An important question at the end of the experiments presented here is whether similar classification performance can be achieved, either with the symmlet wavelet or the donut filter, for images generated from various sources. For example, for images generated by different film digitizers (laserbased vs. charge-couple-device-based systems), or by different imaging systems (screen/film vs. direct digital systems), or with different resolution characteristics (pixel size and bit depth). Preliminary work with different data types suggests that similar classification results may be obtained if a standardization process is applied to the images prior to processing. As long as pixel size and depth are within acceptable ranges for CADiagnosis applications in mammography,

a standardization algorithm can easily convert the characteristics of any set of data to those for which the CADiagnosis system was initially trained and optimized keeping performance consistent [20, 73].
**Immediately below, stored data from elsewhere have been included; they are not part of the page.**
template <int TH, int TW, bool STAMP>
__global__ __launch_bounds__(256, 1) void conv_wgrad_wino_f32(WgradArgs a) {
    constexpr int CIT = 32, COT = 32;
    static_assert((TH == 16 && TW == 8) || (TH == 8 && TW == 16), "tiles: 8 k-steps, rows of whole 8-pixel DMA segments");
    constexpr int PH = TH + 2, PWL = TW == 8 ? 16 : 32, TWL = TW;
    constexpr int XFL = PH * PWL * 32, DFL = TH * TWL * 32;
    constexpr int KPR = TW >> 3;
    constexpr int SPR = PWL / 8, SPRD = TW / 8;
    constexpr int NXS = PH * SPR / 4, NDS = TH * SPRD / 4;
    constexpr int RXS = 4 / SPR, RDS = 4 / SPRD;
    static_assert(2 * (XFL + DFL) * 4 <= 160 * 1024 && (PH * SPR) % 4 == 0 && (TH * SPRD) % 4 == 0, "LDS / segment split");

    extern __shared__ __attribute__((aligned(16))) float lds[];
    const int tid = threadIdx.x, lane = tid & 63;
    const int wave = __builtin_amdgcn_readfirstlane(tid >> 6);
    const int l15 = lane & 15, g = lane >> 4;
    const int nci = a.CinP / CIT, nchunks = nci * (a.CoutP / COT);
    int chunk, split;
    if ((a.S & 7) == 0) {
        const int xcd = blockIdx.x & 7, local = blockIdx.x >> 3;
        chunk = local % nchunks;
        split = (local / nchunks) * 8 + xcd;
    } else {
        chunk = blockIdx.x % nchunks;
        split = blockIdx.x / nchunks;
    }
    const int ciy = chunk % nci, coz = chunk / nci;
    const int ci0 = ciy * CIT, co0 = coz * COT;
    float* const ldsX0 = lds;
    float* const ldsD0 = lds + 2 * XFL;
    const bool do_bias = ciy == 0;

    const int sh = a.x_up2 ? 1 : 0;
    const int xH = a.H >> sh, xW = a.W >> sh;
    const int ximg = xH * xW * a.Cin * 4, dimg = a.H * a.W * a.Cout * 4;
    const int xrow = xW * a.Cin * 4, drow = a.W * a.Cout * 4;
    const int sgx = wave % SPR, rx0 = wave / SPR, sgd = wave % SPRD, rd0 = wave / SPRD;
    const int pxl = lane >> 3, pos = lane & 7;
    const int quad = pos ^ (((pxl >> 1) & 1) << 2);
    const int pcx = 8 * sgx + pxl, pcd = 8 * sgd + pxl;
    const int lcx = (((pcx - sh) >> sh) * a.Cin + ci0 + 4 * quad) * 4;
    const int lcd = (pcd * a.Cout + co0 + 4 * quad) * 4;
    const int tpi = a.tiles_y * a.tiles_x;
    const int dS_n = a.S / tpi, dS_r = a.S - dS_n * tpi, dS_ty = dS_r / a.tiles_x, dS_tx = dS_r - dS_ty * a.tiles_x;
    auto advance = [&](WwTile t) {
        t.tx += dS_tx;
        if (t.tx >= a.tiles_x) { t.tx -= a.tiles_x; ++t.ty; }
        t.ty += dS_ty;
        if (t.ty >= a.tiles_y) { t.ty -= a.tiles_y; ++t.n; }
        t.n += dS_n;
        return t;
    };
    auto fetch = [&](const WwTile& t, int buf) {
        const bool valid = t.n < a.N;
// ... 62 lines not shown
                         : "=&v"(p0_), "=&v"(p1_) : "v"(ad), "n"(0), "n"(PWL / 2), "n"(PWL), "n"(3 * PWL / 2) : "memory");
        });
        ww_rep<4>([&](auto Kc) {
            constexpr int o = decltype(Kc)::value >> 1, e = decltype(Kc)::value & 1;
            const unsigned ad = ld[o][e] + (unsigned)(du * 4);
            f32x2& y_ = Mp[nb][o][e];
            asm volatile("ds_read2st64_b32 %0, %1 offset0:0 offset1:%2" : "=&v"(y_) : "v"(ad), "n"(TWL / 2) : "memory");
        });
    };
    auto op_transform = [&](int nb) {
        asm volatile("s_waitcnt lgkmcnt(0)" ::: "memory");
        ww_rep<2>([&](auto Ic) {
            constexpr int i = decltype(Ic)::value;
            f32x2 T[2][4];
            ww_rep<4>([&](auto Cc) {
                constexpr int c = decltype(Cc)::value;
                WW_PK(T[0][c], P[i][c][0], P[i][c][1], WW_M_T01);
                WW_PK(T[1][c], P[i][c][0], P[i][c][1], WW_M_T23);
            });
            ww_rep<2>([&](auto Sc) {
                constexpr int s_ = decltype(Sc)::value;
                WW_PK(Vp[nb][i][s_][0], T[s_][0], T[s_][2], WW_M_SUB);
                WW_PK(Vp[nb][i][s_][1], T[s_][1], T[s_][2], WW_M_ADD);
                WW_PK(Vp[nb][i][s_][2], T[s_][2], T[s_][1], WW_M_SUB);
                WW_PK(Vp[nb][i][s_][3], T[s_][1], T[s_][3], WW_M_SUB);
            });
        });
        ww_rep<2>([&](auto Oc) {
            constexpr int o = decltype(Oc)::value;
            WW_PK(Mp[nb][o][2], Mp[nb][o][0], Mp[nb][o][0], WW_M_SELF);
            WW_PK(Mp[nb][o][3], Mp[nb][o][1], Mp[nb][o][1], WW_M_SELF);
            WW_PK(Mp[nb][o][4], Mp[nb][o][0], Mp[nb][o][1], WW_M_LL);
            WW_PK(Mp[nb][o][7], Mp[nb][o][0], Mp[nb][o][1], WW_M_HH);
            WW_PK(Mp[nb][o][5], Mp[nb][o][2], Mp[nb][o][3], WW_M_LL);
            WW_PK(Mp[nb][o][6], Mp[nb][o][2], Mp[nb][o][3], WW_M_HH);
            accb[o] += Mp[nb][o][5][0];
        });
    };
    auto mfmas = [&](auto Q0c, auto Nc, int cb) {
        ww_rep<decltype(Nc)::value>([&](auto Dc) {
            constexpr int q = decltype(Q0c)::value + decltype(Dc)::value, x = q >> 2, i = (q >> 1) & 1, o = q & 1;
            constexpr int r = x >> 2, k = x & 3;
            constexpr int mi = k == 0 ? (r == 0 || r == 3 ? 0 : 2) : k == 3 ? (r == 0 || r == 3 ? 1 : 3) : 4 + r;
            constexpr int mh = k == 0 || k == 3 ? (r >= 2 ? 1 : 0) : k - 1;
            f32x4& acc_ = acc[x][i][o];
            const float va_ = Vp[cb][i][r >> 1][k][r & 1], vb_ = Mp[cb][o][mi][mh];
            asm volatile("v_mfma_f32_16x16x4_f32 %0, %1, %2, %0" : "+a"(acc_) : "v"(va_), "v"(vb_));
        });
    };
    auto step_xu = [&](int j, int buf) { const int ks = wave + 4 * j, tyl = ks / KPR, kx = ks - tyl * KPR; return buf * XFL + ((2 * tyl) * PWL + 8 * kx) * 32; };
    auto step_du = [&](int j, int buf) { const int ks = wave + 4 * j, tyl = ks / KPR, kx = ks - tyl * KPR; return buf * DFL + ((2 * tyl) * TWL + 8 * kx) * 32; };
    using C0 = std::integral_constant<int, 0>;
    using C16 = std::integral_constant<int, 16>;
    using C32 = std::integral_constant<int, 32>;

    long long tph[3] = {0, 0, 0}, tq = 0;
#define WW_STAMP(k)                                                   \
    if constexpr (STAMP) {                                            \
        const long long t_ = (long long)__builtin_amdgcn_s_memtime(); \
        tph[k] += t_ - tq;                                            \
        tq = t_;                                                      \
    }
    if constexpr (STAMP) tq = (long long)__builtin_amdgcn_s_memtime();

    WwTile t0, t1, t2;
    {
        t0.n = split / tpi;
        const int rem = split - t0.n * tpi;
        t0.ty = rem / a.tiles_x;
        t0.tx = rem - t0.ty * a.tiles_x;
        if (split >= a.ntiles) t0.n = a.N;
    }
    t1 = advance(t0);
    t2 = advance(t1);
    fetch(t0, 0);
    fetch(t1, 1);
    asm volatile("s_waitcnt vmcnt(0)" ::: "memory");
    __syncthreads();
    int buf = 0;
    op_read(step_xu(0, 0), step_du(0, 0), 0);
    op_transform(0);
    WW_STAMP(2)
    if (t0.n < a.N) do {
        __builtin_amdgcn_sched_barrier(0);
#if WW_ABL != 3 && WW_ABL != 4
        op_read(step_xu(1, buf), step_du(1, buf), 1);
#endif
        mfmas(C0{}, C16{}, 0);
#if WW_ABL != 2 && WW_ABL != 4
        op_transform(1);
#endif
        mfmas(C16{}, std::integral_constant<int, 48>{}, 0);
        __builtin_amdgcn_sched_barrier(0);
        WW_STAMP(0)
        asm volatile("s_waitcnt vmcnt(0) lgkmcnt(0)" ::: "memory");
        __syncthreads();
        WW_STAMP(1)
        __builtin_amdgcn_sched_barrier(0);
#if WW_ABL != 3 && WW_ABL != 4
        op_read(step_xu(0, buf ^ 1), step_du(0, buf ^ 1), 0);
#endif
        mfmas(C0{}, C16{}, 1);
        __builtin_amdgcn_sched_barrier(0);
#if WW_ABL != 1 && WW_ABL != 4
        fetch(t2, buf);
#endif
        __builtin_amdgcn_sched_barrier(0);
        mfmas(C16{}, C16{}, 1);
#if WW_ABL != 2 && WW_ABL != 4
        op_transform(0);
#endif
        mfmas(C32{}, C32{}, 1);
        __builtin_amdgcn_sched_barrier(0);
        t0 = t1;
        t1 = t2;
        t2 = advance(t2);
        buf ^= 1;
    } while (t0.n < a.N);
    WW_STAMP(0)
    asm volatile("s_waitcnt vmcnt(0) lgkmcnt(0)" ::: "memory");
    __syncthreads();
    if (STAMP && lane == 0)
        for (int k = 0; k < 3; ++k) a.dbgbuf[(blockIdx.x * 4 + wave) * 3 + k] = (float)tph[k];

    f32x4 dg[9][2][2];
#pragma unroll
    for (int i = 0; i < 2; ++i)
#pragma unroll
        for (int o = 0; o < 2; ++o) {
            f32x4 R[3][4];
#pragma unroll
            for (int j = 0; j < 4; ++j) {
                const f32x4 u0_ = acc[0 + j][i][o], u1 = acc[4 + j][i][o], u2 = acc[8 + j][i][o], u3 = -acc[12 + j][i][o];
                const f32x4 s = j == 3 ? (f32x4){-1.f, -1.f, -1.f, -1.f} : (f32x4){1.f, 1.f, 1.f, 1.f};
                R[0][j] = s * (u0_ + 0.5f * (u1 + u2));
                R[1][j] = s * (0.5f * (u1 - u2));
                R[2][j] = s * (0.5f * (u1 + u2) + u3);
            }
#pragma unroll
            for (int r = 0; r < 3; ++r) {
                dg[r * 3 + 0][i][o] = R[r][0] + 0.5f * (R[r][1] + R[r][2]);
                dg[r * 3 + 1][i][o] = 0.5f * (R[r][1] - R[r][2]);
                dg[r * 3 + 2][i][o] = 0.5f * (R[r][1] + R[r][2]) + R[r][3];
            }
        }
#pragma unroll
    for (int o = 0; o < 2; ++o) {
        accb[o] += __shfl_xor(accb[o], 16, 64);
        accb[o] += __shfl_xor(accb[o], 32, 64);
    }
    f32x4* ex = (f32x4*)lds;
    float* exb = lds + 4 * 36 * 64 * 4;
#pragma unroll
    for (int t = 0; t < 9; ++t)
#pragma unroll
        for (int i = 0; i < 2; ++i)
#pragma unroll
            for (int o = 0; o < 2; ++o) ex[(wave * 36 + (t * 4 + i * 2 + o)) * 64 + lane] = dg[t][i][o];
    if (g == 0) {
        exb[wave * 32 + l15] = accb[0];
        exb[wave * 32 + 16 + l15] = accb[1];
    }
    __syncthreads();
    const size_t plane = (size_t)a.CinP * a.CoutP;
    float* sl = a.slab + (size_t)split * 10 * plane;
#pragma unroll
    for (int q = 0; q < 9; ++q) {
        const int blk = wave * 9 + q;
        const int t = blk >> 2, i = (blk >> 1) & 1, o = blk & 1;
        f32x4 v = ex[(0 * 36 + blk) * 64 + lane];
#pragma unroll
        for (int w = 1; w < 4; ++w) v += ex[(w * 36 + blk) * 64 + lane];
        const int co = co0 + o * 16 + l15;
#pragma unroll
        for (int e = 0; e < 4; ++e) {
            const int ci = ci0 + i * 16 + g * 4 + e;
            sl[t * plane + (size_t)ci * a.CoutP + co] = v[e];
        }
    }
    if (wave == 0 && do_bias && g == 0) {
#pragma unroll
        for (int o = 0; o < 2; ++o) {
            float bsum = exb[0 * 32 + o * 16 + l15];
#pragma unroll
            for (int w = 1; w < 4; ++w) bsum += exb[w * 32 + o * 16 + l15];
            sl[9 * plane + co0 + o * 16 + l15] = bsum;
        }
    }
}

An interesting spin-off application of our initial development originated from the FP impact observation on classification performance. We found that classification results could be used as an indirect measure of segmentation quality particularly when the classification scheme is based solely on morphological and distributional characteristics like the one described here. Segmentation evaluation is one of the most challenging issues in medical image processing. It usually requires objective and accurate “ground truth” or “gold standard” information that is often unattainable in medical imaging where the human observer is commonly the only source of “ground truth” information. Using the classifier’s output for indirect segmentation validation may offer an advantage over more traditional techniques that use absolute measures of shape and size and require exact ground truth information. After all, it is the clinical outcome that is important in these applications.

Finally, the described CADiagnosis scheme seems to be amendable to a variety of applications beyond breast cancer screening and early diagnosis. The input feature set and classification output could be modified and expanded to address problems associated with the diagnostic patient and specific breast disease types involving calcifications, e.g., ductal carcinoma in-situ, for the development of computer tools that go beyond detection and diagnosis into the domains of prognosis, patient management, and follow-up.

13.8 Acknowledgments

The authors acknowledge the valuable assistance of Angela Salem in the generation of the image databases used for algorithm development and testing, and of Joseph Murphy in the processing of the data.

Questions

1.Role of CADetection and CADiagnosis techniques in breast cancer and mammography. What is the relationship of the two systems?